When school resumed on Oct. 25, after six weeks forced vacation, Heid and other administrators worked to return some normalcy to the students' lives.

"At home they don't have a house. You have to be patient when what little stuff you've saved is now in a tent next to a FEMA trailer," Heid said.

The school brought in social workers to let students share their stories. High school sophomore Cody Almond said returning to classes was unsettling.

"It was weird, kind of scary, no one was here, a bunch of trash everywhere. It was different," Almond said.

Almond is Heid's godson and lives on her lawn in a FEMA trailer.

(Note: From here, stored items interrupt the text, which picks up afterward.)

# RupertLuo/Valley

Hardware: NVIDIA H100
Metric: generated tokens/s (8-frame video requests: ViT-L/14 encode + pool/project + LLaMA prefill + 256 greedy tokens per sequence) (higher is better)
Workload: dtype bf16

## Files before the change

### include/valley_b200.h

```cpp
#ifndef VALLEY_B200_H_
#define VALLEY_B200_H_

#include <stdint.h>

#ifdef __cplusplus
extern "C" {
#endif

typedef struct vly_ctx vly_ctx;
typedef struct vly_kv vly_kv;

typedef enum {
  VLY_OK = 0,
  VLY_ERR_INVALID = -1,
  VLY_ERR_CUDA = -2,
  VLY_ERR_STATE = -3,
  VLY_ERR_IM_COUNT = -10,
  VLY_ERR_IM_CUT = -11,
  VLY_ERR_INDEX = -12
} vly_status;

typedef enum { VLY_F32 = 0, VLY_BF16 = 1, VLY_F16 = 2 } vly_dtype;

typedef struct {
// ... 103 lines not shown
  float* scores_out;
  float* logits_out;
  int64_t* beam_indices_out;
  int32_t* steps_out;
} vly_beam;

int vly_beam_search(vly_ctx* ctx, vly_kv* kv, const vly_beam* params, const float* first_logits_dev, int prompt_len, int n_steps,
                    int64_t* seq_out_dev, float* scores_out_dev, int* gen_len_out_dev, void* stream);
int vly_kv_beam_reorder(vly_ctx* ctx, vly_kv* kv, const int32_t* parent_rows_dev, int from_pos, void* stream);

int vly_kernel_launch_count(vly_ctx* ctx, int64_t* out);
int vly_held_bytes(int64_t* device_bytes, int64_t* pinned_bytes);
int vly_num_sms(vly_ctx* ctx, int* out);

int vly_kv_debug_counters(vly_kv* kv, long long* host_out, int n);
void vly_set_error_(const char* message);

int vly_test_gemm(vly_ctx* ctx, const void* a_dev, const void* w_dev, int M, int N, int K, int epi, const float* bias_dev,
                  const void* residual_dev, void* out_dev, int block_n, void* stream);
int vly_test_vit_attention(vly_ctx* ctx, const void* qkv_dev, int n_frames, void* out_dev, void* stream);
int vly_test_sample_filter(vly_ctx* ctx, const float* logits_dev, int B, int V, float temperature, int top_k, float top_p,
                           uint8_t* keep_out_dev, void* stream);
int vly_test_stop_strings(vly_ctx* ctx, const vly_sampling* sampling, int V, const int64_t* tokens_dev, int B, int n,
                          uint8_t* out_dev, void* stream);
int vly_test_gemv(vly_ctx* ctx, int mode, const void* w_dev, const void* x_dev, int N, int K, int B, int64_t ldx, float eps,
                  const void* res_dev, void* out_dev, void* kcache_dev, void* vcache_dev, int Smax, int pos, float* logits_dev,
                  int64_t* next_tokens_dev, void* stream);
int vly_test_decode_attention(vly_ctx* ctx, const void* q_dev, const void* kcache_dev, const void* vcache_dev, int B, int nH,
                              int Smax, int len, const uint8_t* key_mask_dev, void* out_dev, void* stream);

// ... 5 lines not shown
```

### valley_b200/_lib.py

```python
from __future__ import annotations

import ctypes as C
import os

_HERE = os.path.dirname(os.path.abspath(__file__))
LIB_PATH = os.environ.get("VLY_LIB_PATH") or os.path.join(_HERE, "lib", "libvalley_b200.so")
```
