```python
def conv3x3_few_outputs(x, w, bias=None, out=None):
    _lib.require_gpu(x, w, bias, out)
    n, cin, h, wd = x.shape
    cout = w.shape[1]
    assert x.dtype == torch.float32 and x.is_contiguous() and w.dtype == torch.float32 and w.is_contiguous()
    assert tuple(w.shape) == (n, cout, cin, 3, 3) and cout <= 4
    if out is None:
        out = torch.empty([n, cout, h, wd], dtype=torch.float32, device=x.device)
    assert out.is_contiguous() and tuple(out.shape) == (n, cout, h, wd)
    _lib.check(_lib.lib().mgf_conv3x3_few_outputs_f32(out.data_ptr(), x.data_ptr(), w.data_ptr(), _lib.ptr(bias), n, cin, h, wd, cout,
                                                      _lib.stream_ptr()), "conv3x3_few_outputs")
    return out


TCONV_WINO = os.environ.get("MGF_TCONV_WINO", "1") != "0"
TCONV_WINO_MIN_WGS = 4096


def tconv_winograd_weights(w: torch.Tensor, gain: float = 1.0) -> torch.Tensor:
    _lib.require_gpu(w)
    w = w.contiguous().float()
    cout, cin, kh, kw = w.shape
    assert (kh, kw) == (3, 3) and cin % 4 == 0
    u = torch.empty([25, cin // 4, cout, 4], dtype=torch.float32, device=w.device)
    _lib.check(_lib.lib().mgf_tconv_winograd_weights_f32(u.data_ptr(), w.data_ptr(), cout, cin, float(gain), _lib.stream_ptr()),
               "tconv_winograd_weights")
    return u


def tconv_winograd_ok(n, cin, h, w, cout, out, bf=None) -> bool:
    return bool(TCONV_WINO and SPLIT_TCONV_BORDER and bf is None and h % 2 == 0 and w % 2 == 0 and min(h, w) >= TCONV_SPLIT_MIN and cin % 4 == 0 and cout % 32 == 0
                and out.shape[3] % 4 == 0 and out.data_ptr() % 16 == 0
                and n * -(-h // 4) * -(-w // 32) * (cout // 32) >= TCONV_WINO_MIN_WGS)


def tconv3x3s2_forward(x, pc: PackedConv, in_scale=None, out_scale=None, out=None, bf=None, wt=None):
    _lib.require_gpu(x, pc.wp, in_scale, out_scale, out, wt)
    assert pc.kh == 3 and pc.kw == 3 and x.dtype == torch.float32 and x.is_contiguous()
    n, cin, h, w = x.shape
    oh, ow = 2 * h + 1, 2 * w + 1
    if out is None:
        out = torch.empty([n, pc.cout, oh, tconv_pitch(w)], dtype=torch.float32, device=x.device)
    pitch = out.shape[3]
    assert out.is_contiguous() and tuple(out.shape) == (n, pc.cout, oh, pitch) and pitch >= ow and pitch % 4 == 0
    if NARROW_CONV and pc.cout <= 4 and in_scale is None and out_scale is None:
# ... 106 lines not shown
```

### morphganformer_amd/engine.py

```python
from __future__ import annotations

import ctypes as C
import math
import os
from dataclasses import dataclass, field

import numpy as np
import torch

from . import _lib
from . import conv as cv
from .synth_weights import GeneratorConfig

SQRT2 = math.sqrt(2.0)
SQRT_HALF = math.sqrt(0.5)
USE_WINOGRAD = os.environ.get("MGF_WINOGRAD", "1") != "0"
WINOGRAD_MAX_RES = int(os.environ.get("MGF_WINOGRAD_MAX_RES", "1024"))
TCONV_WINO_MAX_RES = int(os.environ.get("MGF_TCONV_WINO_MAX_RES", "256"))
BF_DIRECT_MAX_RES = int(os.environ.get("MGF_BF_DIRECT_MAX_RES", "128"))


def pack_mapping_params(sd, cfg: GeneratorConfig) -> np.ndarray:
    D, T = cfg.w_dim, cfg.k - 1
    lr = cfg.mapping_lrmul
# ... 102 lines not shown
                lp.demod = False
            else:
                wg = 1.0 / math.sqrt(cin * 9)
                lp.pc = cv.pack_weights(t32(w), gain=wg, flip=False, want_wsq=True)
                if kind == "conv3" and USE_WINOGRAD and cv.winograd_ok(cin, cout, res, res) and res <= WINOGRAD_MAX_RES:
                    lp.wino_u = cv.winograd_pack(t32(w), wg, res)
                if (kind == "tconv" and arith != "bf16x3" and cv.TCONV_WINO and res <= TCONV_WINO_MAX_RES and cin % 4 == 0
                        and cout % 32 == 0):
                    lp.wino_t = cv.tconv_winograd_weights(t32(w), wg)
                if arith == "bf16x3" and cin % 16 == 0 and res // up >= 32:
                    lp.pcb = cv.pack_weights_bf16x3(lp.pc)
            lp.aff_w = t32(f64(p + ".affine.weight"))
            lp.aff_b = t32(f64(p + ".affine.bias"))
            if (p + ".biasAct.bias") in sd:
                lp.bias = t32(f64(p + ".biasAct.bias"))
            if (p + ".noise_strength") in sd:
                lp.noise_strength = t32(f64(p + ".noise_strength").reshape(1))
                lp.noise_const = t32(f64(p + ".noise_const"))
            lp.act_gain = SQRT2 * (SQRT_HALF if (name == "conv1" and res > 4) else 1.0)
            if att and (p + ".transformer.to_queries.weight") in sd:
                lp.attn = self._fold_attention(sd, p, cout, res, T, D, t32, f64)
                lp.attn.v_off = v_off
                v_off += cout * T
            if name == "conv_last" and lp.bias is None and lp.noise_strength is None and lp.attn is None and cfg.img_channels <= 4:
                lp.w_gained = t32(w / math.sqrt(cin * 9))
            lp.s_off, lp.d_off = s_off, d_off
            s_off += cin
            d_off += cout
            self.layers.append(lp)
        self.s_total, self.d_total, self.v_total = s_off, d_off, v_off
        for res in cfg.block_resolutions[1:]:
            w = f64(f"synthesis.b{res}.skip.weight")
            self.skips[res] = cv.pack_weights(t32(w), gain=SQRT_HALF / math.sqrt(w.shape[1]), flip=False)
        torch.cuda.synchronize(dev)

    @staticmethod
    def _fold_attention(sd, p, C_, res, T, D, t32, f64):
        tp = p + ".transformer"
        Fn = res * res
        wq = f64(tp + ".to_queries.weight") / math.sqrt(C_)
        bq = f64(tp + ".to_queries.bias")
        wfp = f64(tp + ".from_pos_map.weight") / math.sqrt(D)
        bfp = f64(tp + ".from_pos_map.bias")
        wv = f64(tp + ".to_values.weight") / math.sqrt(D)
        bv = f64(tp + ".to_values.bias")
        wm = f64(tp + ".modulation.weight") / math.sqrt(C_)
        bm = f64(tp + ".modulation.bias")
        aw = f64(tp + ".att_weight").reshape(2 * C_)
        cent = f64(tp + ".centroids").reshape(T, 2 * C_)
        a1 = cent[:, :C_] * aw[None, :C_]
        a2 = cent[:, C_:] * aw[None, C_:]
        inv = 1.0 / math.sqrt(C_)
        wqc = (wq.T @ a1.T) * inv
        pos_term = f64(p + ".grid_pos").reshape(Fn, D) @ wfp.T + bfp[None]
        spos = (pos_term @ a2.T + (bq @ a1.T)[None]) * inv
        wmv = wm @ wv
        bmv = wm @ bv + bm + 1.0
        return AttnPlan(c=C_, f=Fn, wqc=t32(wqc), spos=t32(spos), wmv=t32(wmv), bmv=t32(bmv))
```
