# mariohsouto/ProxSDP.jl

Measured on AMD Instinct MI355X. Metric: PDHG iterations/sec at target rank ~ sqrt(n), Max-Cut SDP n=4000 (tol 1e-4 options), higher is better.
Workload: dtype f64

## Files before the change

### include/proxsdp_hip.h

```cpp
#ifndef PROXSDP_HIP_H
#define PROXSDP_HIP_H

#include <stdint.h>

#ifdef __cplusplus
extern "C" {
#endif

#define PROXSDP_HIP_ABI_VERSION 10

#define PROXSDP_E_INVALID  (-1)
#define PROXSDP_E_HIP      (-2)
#define PROXSDP_E_NOMEM    (-3)
#define PROXSDP_E_UNSUPP   (-4)
#define PROXSDP_E_INTERNAL (-5)
#define PROXSDP_E_COMM_ABORTED (-6)

#define PROXSDP_STATUS_NOT_CALLED       0
#define PROXSDP_STATUS_OPTIMAL          1
#define PROXSDP_STATUS_TIME_LIMIT       2
#define PROXSDP_STATUS_ITERATION_LIMIT  3
#define PROXSDP_STATUS_INFEAS_OR_UNBND  4
#define PROXSDP_STATUS_DUAL_INFEASIBLE  5
#define PROXSDP_STATUS_INFEASIBLE       6

typedef struct proxsdp_csc {
    int64_t nrows;
    int64_t ncols;
    const int64_t* colptr;
    const int64_t* rowval;
    const double*  nzval;
} proxsdp_csc;

typedef struct proxsdp_problem {
    int64_t n;
    int64_t p;
    int64_t m;
    proxsdp_csc A;
    proxsdp_csc G;
    const double* b;
    const double* h;
    const double* c;
    int64_t n_psd;
    const int64_t* psd_ptr;
    const int64_t* psd_idx;
    int64_t n_soc;
    const int64_t* soc_ptr;
    const int64_t* soc_idx;
    int32_t index_base;
    int32_t reserved0;
    const double* eig_resid;
    void* reduce_ctx;
    int (*reduce_fn)(void* ctx, double* sums, int32_t nsum, double* maxs, int32_t nmax);
    const double* M_dense;
    int32_t M_dense_on_device;
    int32_t reserved1;
    int64_t n_coupling;
    const int64_t* coupling_rows;
    const int32_t* coupling_owned;
    int (*reduce_vec_fn)(void* ctx, double* buf, int64_t len, int32_t on_device);
    int32_t reduce_vec_on_device;
    int32_t reserved2;
    void* nccl_comm;
    int64_t reserved3;
} proxsdp_problem;

typedef struct proxsdp_options {
    int64_t struct_size;
    int32_t log_verbose;  int32_t log_freq;
    int32_t timer_verbose; int32_t timer_file; int32_t disable_julia_logger;
    int32_t warn_on_limit; int32_t extended_log; int32_t extended_log2; int32_t log_repeat_header;
    int32_t pad0;
    double  time_limit;
    double tol_gap, tol_feasibility, tol_feasibility_dual, tol_primal, tol_dual, tol_psd, tol_soc;
    int32_t check_dual_feas; int32_t check_dual_feas_freq;
    double  max_obj; int32_t min_iter_max_obj; int32_t pad1;
    int32_t min_iter_time_infeas; int32_t pad2;
    double infeas_gap_tol, infeas_limit_gap_tol, infeas_stable_gap_tol,
           infeas_feasibility_tol, infeas_stable_feasibility_tol;
    int32_t certificate_search; int32_t pad3;
    double certificate_obj_tol, certificate_fail_tol;
    double min_beta, max_beta, initial_beta;
    double initial_adapt_level, adapt_decay; int32_t adapt_window; int32_t pad4;
    int32_t convergence_window; int32_t convergence_check;
    int64_t max_iter; int64_t min_iter; int64_t divergence_min_update;
    int64_t max_iter_lp; int64_t max_iter_conic; int64_t max_iter_local;
    int32_t advanced_initialization; int32_t line_search_flag;
    int32_t max_linsearch_steps; int32_t pad5;
    double delta, initial_theta, linsearch_decay;
    int32_t full_eig_decomp; int32_t max_target_rank_krylov_eigs;
    int32_t min_size_krylov_eigs; int32_t warm_start_eig;
    int32_t rank_increment; int32_t rank_increment_factor;
    int32_t eigsolver; int32_t eigsolver_min_lanczos; int64_t eigsolver_resid_seed;
    double  arpack_tol; int32_t arpack_resid_init; int32_t arpack_reset_resid; int64_t arpack_max_iter;
    int32_t krylovkit_reset_resid; int32_t krylovkit_resid_init;
    double  krylovkit_tol; int32_t krylovkit_max_iter; int32_t krylovkit_eager; int32_t krylovkit_verbose;
    int32_t reduce_rank; int32_t rank_slack; int32_t pad6;
    int64_t full_eig_freq; int64_t full_eig_len;
    int32_t equilibration; int32_t equilibration_iters;
    double  equilibration_lb, equilibration_ub, equilibration_limit;
    int32_t equilibration_force; int32_t approx_norm;
    int32_t device_id;
    int32_t trace_capacity;
    int32_t profile_symv_every;
    int32_t support_path;
    int32_t lanczos_operator;
    int32_t initial_target_rank;
    int32_t full_eig_lanczos;
    int32_t lanczos_cycle_kernel;
    int32_t lanczos_warm_start;
    int32_t reconstruct_mfma;
    int32_t small_block_batch;
    int32_t full_eig_sign;
    int32_t psd_sign_engine;
    int32_t full_eig_lanczos_verify;
    double  full_eig_lanczos_posres;
    int32_t full_eig_lanczos_kdim10;
    int32_t sign_small_tile_max;
    int32_t host_eig_threads;
    int32_t block_threads;
    int32_t host_eig_merge;
    int32_t block_batch;
    int32_t rocsolver_warmup;
    int32_t debug_fail_iteration;
    int32_t host_wait_spin;
    int32_t sign_start_row;
    int32_t general_batch;
    int32_t full_eig_lanczos_certify;
    int32_t host_merge_threads;
    int32_t reserved_i[1];
    double  full_eig_lanczos_tol;
    double  reserved_d[1];
    int32_t equilibration_reference_aliasing;
    int32_t reserved_i3[2];
    int32_t block_batch_groups;
    int32_t lanczos_wide_krylov;
    int32_t reserved_i2[7];
    double  full_eig_lanczos_warm_pow;
    double  reserved_d2[3];
} proxsdp_options;

#define PROXSDP_TRACE_COLS 14

typedef struct proxsdp_stats {
    int64_t lanczos_matvecs;
    int64_t lanczos_restarts;
    int64_t lanczos_calls;
    int64_t full_eigs;
    int64_t krylov_fallbacks;
    int64_t linesearch_trials;
    int64_t symv_launches;
    int64_t symv_profiled;
    double  symv_profiled_ms;
    double  symv_bytes;
    double  algorithmic_bytes;
    double  init_time;
    double  loop_time;
    double  exit_time;
    double  t_primal, t_psd, t_linesearch, t_residual;
    int64_t dense_passes;
    double  dense_ms;
    int64_t fop_projections;
    int64_t exit_matvecs;
    double  host_eig_time;
    int64_t host_eigs;
    int64_t device_eigs;
    int64_t batched_small_eigs;
    int64_t mfma_reconstructions;
    int64_t orth_profiled;
    double  orth_profiled_ms;
    double  full_eig_solver_ms;
    double  full_eig_recon_ms;
    int64_t cycle_launches;
    int64_t full_eigs_lanczos;
    int64_t cycle_steps;
    double  cycle_ms;
    int64_t warm_starts;
    int64_t full_eigs_sign;
    int64_t sign_products;
    int64_t sign_engine_projections;
    int64_t sign_engine_rejected;
    int64_t sign_engine_checks;
    int64_t sign_engine_mismatches;
    int64_t full_eigs_lanczos_checks;
    int64_t full_eigs_lanczos_mismatches;
    int64_t batched_block_steps;
    int64_t rccl_reductions;
    int64_t batched_profiled_blocks;
    int64_t host_eig_merges;
    double  host_eig_overlap_time;
    int64_t sign_short_pass;
    int64_t sign_short_fail;
    int64_t full_eigs_lanczos_certified;
    int64_t full_eigs_lanczos_cert_failed;
    int64_t cert_matvecs;
    int64_t dense_truncated_projections;
    int64_t wide_krylov_projections;
    int64_t reserved_s[4];
    int64_t dense_setup_passes;
    int64_t dense_sigma_steps;
} proxsdp_stats;
#define PROXSDP_STATS_SHARDED_GENERAL_ITERATIONS 0

typedef struct proxsdp_result {
    int32_t status;
    int32_t certificate_found;
    int32_t primal_feasible_user_tol;
    int32_t dual_feasible_user_tol;
    int32_t result_count;
    int32_t final_rank;
    int64_t iter;
    double  primal_residual;
    double  dual_residual;
    double  objval, dual_objval, gap, time;
    double  dual_feasibility;
    double* primal;
    double* dual_cone;
    double* dual_eq;
    double* dual_in;
    double* slack_eq;
    double* slack_in;
    double* trace;
    int64_t trace_rows;
    char    status_string[256];
    proxsdp_stats stats;
} proxsdp_result;

#define PROXSDP_STATE_NHIST 7
typedef struct proxsdp_state {
    int64_t struct_size;
    int64_t iteration;
    int64_t n, Q, n_psd;
    int64_t hist_len;
    double* x;
    double* y;
    double* Mty;
    double* Mx;
    int64_t* target_rank;
    int64_t* current_rank;
    double* min_eig;
    double* hist;
    double scal[16];
    int64_t ints[8];
} proxsdp_state;

int  proxsdp_hip_abi_version(void);
void proxsdp_hip_default_options(proxsdp_options* opt);
int  proxsdp_hip_set_option(proxsdp_options* opt, const char* name, double value);
int  proxsdp_hip_get_option(const proxsdp_options* opt, const char* name, double* value);
int  proxsdp_hip_solve(const proxsdp_problem* prob, const proxsdp_options* opt,
                       proxsdp_result* res);
int  proxsdp_hip_solve_ex(const proxsdp_problem* prob, const proxsdp_options* opt, proxsdp_result* res,
                          const proxsdp_state* resume, proxsdp_state* capture);
const char* proxsdp_hip_last_error(void);
int  proxsdp_hip_device_count(void);

int  proxsdp_hip_solve_sharded(const proxsdp_problem* prob, const proxsdp_options* opt,
                               int32_t n_shards, const int32_t* device_ids,
                               const int32_t* psd_owner, const int32_t* soc_owner, const int32_t* free_owner,
                               proxsdp_result* res, proxsdp_stats* shard_stats);

#define PROXSDP_FACTOR_NONE 0
#define PROXSDP_FACTOR_RITZ 1
#define PROXSDP_FACTOR_EIG  2
typedef struct proxsdp_psd_factors {
    int64_t struct_size;
    int64_t n_psd;
    const int64_t* cap;
    const int64_t* vec_ptr;
    const int64_t* val_ptr;
    double*  vectors;
    double*  values;
    int64_t* rank;
    int64_t* rank_found;
    int32_t* source;
    double*  resid;
    double*  xnorm;
} proxsdp_psd_factors;
int  proxsdp_hip_solve_factored(const proxsdp_problem* prob, const proxsdp_options* opt, proxsdp_result* res,
                                proxsdp_psd_factors* fac);

typedef struct proxsdp_start {
    int64_t struct_size;
// ... 150 lines not shown
```

### proxsdp.jl_amd/binding.py

```python
import ctypes as C
import os
import pathlib
import re

import numpy as np
import scipy.sparse as sp

_HERE = pathlib.Path(__file__).resolve().parent
LIB_PATH = _HERE / "libproxsdp_hip.so"
HEADER_PATH = _HERE.parent / "include" / "proxsdp_hip.h"

TRACE_COLS = 14
TRACE_NAMES = ("iter", "prim_obj", "dual_obj", "gap", "feas", "prim_res", "dual_res",
               "primal_step", "beta", "theta", "target_rank", "trials", "elapsed", "matvecs")
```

The principal's home faces the school. She joked that the daily trips crossing the street cause more wear to her shoes than her tires. Her yard is crowded with two FEMA-issued trailers, one for her family and the other for Almond's mother and her three children. A couple of tents with the family's belongings are pitched next to the trailers - a sight echoed throughout the town.

FEMA trailers are loaned to the displaced for 18 months, but delays in distribution count as time used.

Heid said Almond and his family worry about what's going to happen when those months are up.

"I'm not sure what's going to happen. We'll just play it out one day at a time and help each other figure it out," Heid said.

With great responsibility all around her, Heid hadn't found time to start on her own home until Dec. 26. Because the three-bedroom brick house was swamped by ocean debris and diesel residue, its carpet must be stripped and drywall replaced. "We're in the story, and we don't know how it's going to end," Heid said.